Scan the entries below for the word "csrc" and copy every line where it turns up.

• **Dataset records**
<<<<

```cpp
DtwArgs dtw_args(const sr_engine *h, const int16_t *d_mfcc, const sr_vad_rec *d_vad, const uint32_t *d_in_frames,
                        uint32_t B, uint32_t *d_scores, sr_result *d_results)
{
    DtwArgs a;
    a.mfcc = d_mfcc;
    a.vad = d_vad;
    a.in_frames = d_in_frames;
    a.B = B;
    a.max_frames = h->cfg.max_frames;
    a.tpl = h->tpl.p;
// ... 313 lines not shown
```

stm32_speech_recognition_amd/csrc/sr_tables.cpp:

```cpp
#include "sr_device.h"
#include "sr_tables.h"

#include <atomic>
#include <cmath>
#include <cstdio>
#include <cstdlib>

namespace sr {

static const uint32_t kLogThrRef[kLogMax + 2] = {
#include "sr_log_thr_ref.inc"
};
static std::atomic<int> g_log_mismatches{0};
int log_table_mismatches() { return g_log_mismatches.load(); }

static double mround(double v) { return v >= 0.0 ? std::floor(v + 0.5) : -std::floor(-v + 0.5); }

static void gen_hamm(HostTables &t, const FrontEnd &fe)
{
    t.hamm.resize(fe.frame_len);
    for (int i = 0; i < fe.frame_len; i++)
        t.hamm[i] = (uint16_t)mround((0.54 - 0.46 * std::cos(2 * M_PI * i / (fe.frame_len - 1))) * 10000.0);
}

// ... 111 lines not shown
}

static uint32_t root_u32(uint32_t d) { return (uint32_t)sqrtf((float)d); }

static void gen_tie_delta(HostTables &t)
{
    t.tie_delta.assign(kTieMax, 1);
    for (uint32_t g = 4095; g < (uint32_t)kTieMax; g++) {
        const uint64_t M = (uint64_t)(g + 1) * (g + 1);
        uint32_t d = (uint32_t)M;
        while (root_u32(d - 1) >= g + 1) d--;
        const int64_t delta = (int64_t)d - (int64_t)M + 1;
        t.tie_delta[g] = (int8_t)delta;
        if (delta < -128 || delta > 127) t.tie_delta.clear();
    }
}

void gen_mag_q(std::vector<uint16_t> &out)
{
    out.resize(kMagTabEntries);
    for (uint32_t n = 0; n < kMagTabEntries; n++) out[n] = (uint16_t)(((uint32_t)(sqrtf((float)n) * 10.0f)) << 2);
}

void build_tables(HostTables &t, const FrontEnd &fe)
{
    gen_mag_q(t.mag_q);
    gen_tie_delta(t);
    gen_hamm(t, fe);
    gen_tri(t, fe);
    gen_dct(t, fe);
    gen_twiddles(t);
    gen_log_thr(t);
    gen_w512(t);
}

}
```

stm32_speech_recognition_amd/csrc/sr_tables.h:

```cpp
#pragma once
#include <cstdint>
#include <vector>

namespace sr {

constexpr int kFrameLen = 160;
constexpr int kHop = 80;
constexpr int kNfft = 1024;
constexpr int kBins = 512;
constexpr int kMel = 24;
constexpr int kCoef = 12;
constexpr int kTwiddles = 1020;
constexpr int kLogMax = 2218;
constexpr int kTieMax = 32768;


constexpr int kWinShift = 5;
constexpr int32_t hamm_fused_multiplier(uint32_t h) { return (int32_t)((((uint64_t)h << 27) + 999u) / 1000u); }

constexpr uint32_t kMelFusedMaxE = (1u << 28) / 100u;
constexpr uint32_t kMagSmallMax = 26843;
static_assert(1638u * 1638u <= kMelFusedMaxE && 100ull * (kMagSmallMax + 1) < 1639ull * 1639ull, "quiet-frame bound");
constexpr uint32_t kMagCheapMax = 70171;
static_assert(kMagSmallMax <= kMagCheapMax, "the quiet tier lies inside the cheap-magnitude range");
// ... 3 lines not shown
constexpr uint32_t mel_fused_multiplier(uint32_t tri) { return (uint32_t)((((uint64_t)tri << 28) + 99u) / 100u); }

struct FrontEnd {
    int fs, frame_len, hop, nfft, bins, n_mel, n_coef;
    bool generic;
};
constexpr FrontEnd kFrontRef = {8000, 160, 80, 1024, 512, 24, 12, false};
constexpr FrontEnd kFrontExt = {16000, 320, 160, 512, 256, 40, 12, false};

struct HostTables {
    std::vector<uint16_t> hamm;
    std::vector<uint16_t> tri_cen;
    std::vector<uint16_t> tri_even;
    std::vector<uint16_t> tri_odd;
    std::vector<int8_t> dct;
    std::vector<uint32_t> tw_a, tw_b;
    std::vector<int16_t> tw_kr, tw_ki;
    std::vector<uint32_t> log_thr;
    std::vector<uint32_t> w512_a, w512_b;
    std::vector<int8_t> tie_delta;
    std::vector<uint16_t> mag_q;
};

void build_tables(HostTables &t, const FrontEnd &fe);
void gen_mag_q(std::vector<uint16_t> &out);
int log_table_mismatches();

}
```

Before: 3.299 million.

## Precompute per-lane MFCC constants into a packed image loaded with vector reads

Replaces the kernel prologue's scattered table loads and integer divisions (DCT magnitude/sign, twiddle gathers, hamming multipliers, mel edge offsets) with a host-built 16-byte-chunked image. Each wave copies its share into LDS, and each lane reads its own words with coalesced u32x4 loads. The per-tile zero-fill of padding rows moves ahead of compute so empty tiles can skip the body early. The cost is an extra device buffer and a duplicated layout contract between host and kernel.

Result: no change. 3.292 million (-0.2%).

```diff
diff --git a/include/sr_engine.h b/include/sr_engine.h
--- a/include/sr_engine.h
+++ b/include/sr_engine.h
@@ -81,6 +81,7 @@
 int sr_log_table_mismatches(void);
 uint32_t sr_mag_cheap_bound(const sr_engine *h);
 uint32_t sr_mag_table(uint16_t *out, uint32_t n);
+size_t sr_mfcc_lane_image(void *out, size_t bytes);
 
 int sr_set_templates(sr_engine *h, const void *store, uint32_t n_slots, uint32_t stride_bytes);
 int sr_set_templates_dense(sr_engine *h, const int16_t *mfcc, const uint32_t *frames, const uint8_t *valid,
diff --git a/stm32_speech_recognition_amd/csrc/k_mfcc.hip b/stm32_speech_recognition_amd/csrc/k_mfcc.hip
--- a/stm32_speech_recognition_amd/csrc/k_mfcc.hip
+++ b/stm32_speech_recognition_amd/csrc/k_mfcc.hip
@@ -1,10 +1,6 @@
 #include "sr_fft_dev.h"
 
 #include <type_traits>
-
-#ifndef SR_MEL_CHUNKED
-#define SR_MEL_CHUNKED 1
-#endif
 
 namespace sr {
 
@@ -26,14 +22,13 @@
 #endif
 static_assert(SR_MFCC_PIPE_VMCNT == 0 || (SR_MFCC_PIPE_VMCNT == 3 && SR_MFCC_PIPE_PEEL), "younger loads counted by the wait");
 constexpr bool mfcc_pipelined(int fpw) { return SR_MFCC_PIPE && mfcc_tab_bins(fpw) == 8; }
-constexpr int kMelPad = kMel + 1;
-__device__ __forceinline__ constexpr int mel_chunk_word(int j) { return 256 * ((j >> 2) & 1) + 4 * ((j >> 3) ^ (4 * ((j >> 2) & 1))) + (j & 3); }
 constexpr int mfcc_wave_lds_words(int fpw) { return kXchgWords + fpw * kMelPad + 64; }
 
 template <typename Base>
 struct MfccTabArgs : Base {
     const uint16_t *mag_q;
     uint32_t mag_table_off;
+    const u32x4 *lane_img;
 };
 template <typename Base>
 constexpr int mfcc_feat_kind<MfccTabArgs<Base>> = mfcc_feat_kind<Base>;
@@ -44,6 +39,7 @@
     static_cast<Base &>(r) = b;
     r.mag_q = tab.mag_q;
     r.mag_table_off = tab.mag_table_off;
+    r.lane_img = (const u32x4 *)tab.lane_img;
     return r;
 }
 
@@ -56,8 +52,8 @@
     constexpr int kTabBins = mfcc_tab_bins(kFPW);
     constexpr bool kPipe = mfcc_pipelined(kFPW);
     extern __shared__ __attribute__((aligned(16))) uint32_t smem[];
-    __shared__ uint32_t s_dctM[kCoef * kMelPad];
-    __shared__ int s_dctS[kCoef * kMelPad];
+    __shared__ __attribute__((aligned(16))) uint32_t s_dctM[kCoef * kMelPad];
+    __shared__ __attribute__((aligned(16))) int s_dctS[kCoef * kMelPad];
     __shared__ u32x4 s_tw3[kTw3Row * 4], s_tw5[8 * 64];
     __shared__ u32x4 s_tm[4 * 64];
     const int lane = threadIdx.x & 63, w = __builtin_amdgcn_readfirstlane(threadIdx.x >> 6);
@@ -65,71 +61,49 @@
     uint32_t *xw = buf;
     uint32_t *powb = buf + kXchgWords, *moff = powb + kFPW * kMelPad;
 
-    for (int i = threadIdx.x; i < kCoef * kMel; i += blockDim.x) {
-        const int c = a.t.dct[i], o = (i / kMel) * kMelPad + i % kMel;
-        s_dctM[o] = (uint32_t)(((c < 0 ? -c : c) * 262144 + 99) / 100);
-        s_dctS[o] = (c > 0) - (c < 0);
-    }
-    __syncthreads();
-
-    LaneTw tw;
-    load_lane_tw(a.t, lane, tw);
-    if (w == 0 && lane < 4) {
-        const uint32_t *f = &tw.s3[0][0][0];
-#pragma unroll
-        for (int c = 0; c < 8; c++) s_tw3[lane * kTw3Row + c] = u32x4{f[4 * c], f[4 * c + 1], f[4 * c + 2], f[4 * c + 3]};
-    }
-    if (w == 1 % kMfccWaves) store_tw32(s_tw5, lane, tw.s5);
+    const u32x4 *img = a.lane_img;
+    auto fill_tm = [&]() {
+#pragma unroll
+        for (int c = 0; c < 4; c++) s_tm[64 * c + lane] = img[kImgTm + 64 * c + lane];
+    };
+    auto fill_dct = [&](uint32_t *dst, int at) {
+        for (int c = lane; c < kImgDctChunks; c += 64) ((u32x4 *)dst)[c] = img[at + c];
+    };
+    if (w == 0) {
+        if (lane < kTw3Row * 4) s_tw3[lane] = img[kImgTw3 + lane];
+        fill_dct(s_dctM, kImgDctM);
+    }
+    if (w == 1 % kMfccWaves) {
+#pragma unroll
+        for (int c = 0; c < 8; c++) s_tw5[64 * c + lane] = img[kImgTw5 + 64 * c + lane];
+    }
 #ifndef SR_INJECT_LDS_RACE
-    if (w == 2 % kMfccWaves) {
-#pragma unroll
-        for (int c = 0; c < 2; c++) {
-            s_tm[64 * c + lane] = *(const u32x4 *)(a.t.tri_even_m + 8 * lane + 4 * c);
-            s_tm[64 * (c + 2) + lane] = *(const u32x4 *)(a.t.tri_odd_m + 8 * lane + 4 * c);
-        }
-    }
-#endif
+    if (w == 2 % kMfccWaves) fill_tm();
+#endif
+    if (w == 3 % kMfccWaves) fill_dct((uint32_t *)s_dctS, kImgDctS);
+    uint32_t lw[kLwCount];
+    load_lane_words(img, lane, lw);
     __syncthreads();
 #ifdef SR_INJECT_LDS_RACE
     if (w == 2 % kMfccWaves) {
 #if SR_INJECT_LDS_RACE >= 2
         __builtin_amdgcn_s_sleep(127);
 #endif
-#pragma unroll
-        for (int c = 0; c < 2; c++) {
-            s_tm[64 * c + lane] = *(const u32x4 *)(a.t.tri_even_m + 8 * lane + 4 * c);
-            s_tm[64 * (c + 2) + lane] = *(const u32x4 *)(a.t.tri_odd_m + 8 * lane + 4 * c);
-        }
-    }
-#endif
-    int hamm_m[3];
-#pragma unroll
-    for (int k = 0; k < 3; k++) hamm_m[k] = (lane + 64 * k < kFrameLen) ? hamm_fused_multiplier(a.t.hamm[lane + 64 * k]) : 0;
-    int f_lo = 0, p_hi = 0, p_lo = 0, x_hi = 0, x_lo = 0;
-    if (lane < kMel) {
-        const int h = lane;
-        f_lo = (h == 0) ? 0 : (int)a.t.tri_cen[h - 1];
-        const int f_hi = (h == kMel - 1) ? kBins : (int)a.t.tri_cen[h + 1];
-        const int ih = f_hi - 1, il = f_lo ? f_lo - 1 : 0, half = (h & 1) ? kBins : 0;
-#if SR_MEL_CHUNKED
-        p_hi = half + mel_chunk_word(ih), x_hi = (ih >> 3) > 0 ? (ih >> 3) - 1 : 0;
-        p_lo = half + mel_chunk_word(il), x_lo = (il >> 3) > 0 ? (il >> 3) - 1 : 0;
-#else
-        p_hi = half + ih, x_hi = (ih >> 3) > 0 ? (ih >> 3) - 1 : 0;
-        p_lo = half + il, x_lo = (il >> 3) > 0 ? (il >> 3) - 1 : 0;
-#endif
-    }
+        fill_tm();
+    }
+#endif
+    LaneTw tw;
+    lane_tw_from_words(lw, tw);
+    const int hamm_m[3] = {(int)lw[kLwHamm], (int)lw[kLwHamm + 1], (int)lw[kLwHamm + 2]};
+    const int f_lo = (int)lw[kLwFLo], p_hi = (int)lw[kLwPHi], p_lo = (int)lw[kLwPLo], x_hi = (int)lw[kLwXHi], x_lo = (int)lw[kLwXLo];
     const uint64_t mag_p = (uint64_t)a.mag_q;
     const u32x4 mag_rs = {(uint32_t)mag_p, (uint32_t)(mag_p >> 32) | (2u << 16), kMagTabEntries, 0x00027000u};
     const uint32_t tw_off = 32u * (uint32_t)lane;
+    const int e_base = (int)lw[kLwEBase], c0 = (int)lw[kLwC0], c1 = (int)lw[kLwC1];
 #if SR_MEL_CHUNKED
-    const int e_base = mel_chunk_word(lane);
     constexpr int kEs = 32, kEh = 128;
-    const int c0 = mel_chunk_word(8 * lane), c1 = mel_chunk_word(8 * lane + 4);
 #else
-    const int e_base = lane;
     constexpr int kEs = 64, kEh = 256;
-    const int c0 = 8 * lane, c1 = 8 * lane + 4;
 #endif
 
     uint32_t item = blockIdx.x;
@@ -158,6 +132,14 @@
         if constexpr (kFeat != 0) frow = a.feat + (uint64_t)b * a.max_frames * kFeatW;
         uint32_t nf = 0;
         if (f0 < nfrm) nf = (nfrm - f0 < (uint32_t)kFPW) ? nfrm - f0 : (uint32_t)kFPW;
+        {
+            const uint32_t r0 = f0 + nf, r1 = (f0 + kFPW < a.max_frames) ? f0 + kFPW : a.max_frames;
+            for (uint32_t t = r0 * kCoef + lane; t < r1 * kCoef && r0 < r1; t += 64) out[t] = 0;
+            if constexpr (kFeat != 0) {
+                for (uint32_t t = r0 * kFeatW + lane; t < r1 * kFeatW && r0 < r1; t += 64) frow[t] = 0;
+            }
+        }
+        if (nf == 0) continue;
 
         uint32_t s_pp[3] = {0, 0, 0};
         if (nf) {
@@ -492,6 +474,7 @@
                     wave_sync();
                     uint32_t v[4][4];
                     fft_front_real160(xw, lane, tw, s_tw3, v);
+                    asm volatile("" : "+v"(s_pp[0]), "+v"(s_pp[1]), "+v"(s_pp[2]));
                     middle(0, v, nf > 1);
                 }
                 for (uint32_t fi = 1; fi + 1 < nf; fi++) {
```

>>>>

• **Solved exercise**
stm32_speech_recognition_amd/csrc/sr_tables.cpp:
stm32_speech_recognition_amd/csrc/sr_tables.h:
diff --git a/stm32_speech_recognition_amd/csrc/k_mfcc.hip b/stm32_speech_recognition_amd/csrc/k_mfcc.hip
--- a/stm32_speech_recognition_amd/csrc/k_mfcc.hip
+++ b/stm32_speech_recognition_amd/csrc/k_mfcc.hip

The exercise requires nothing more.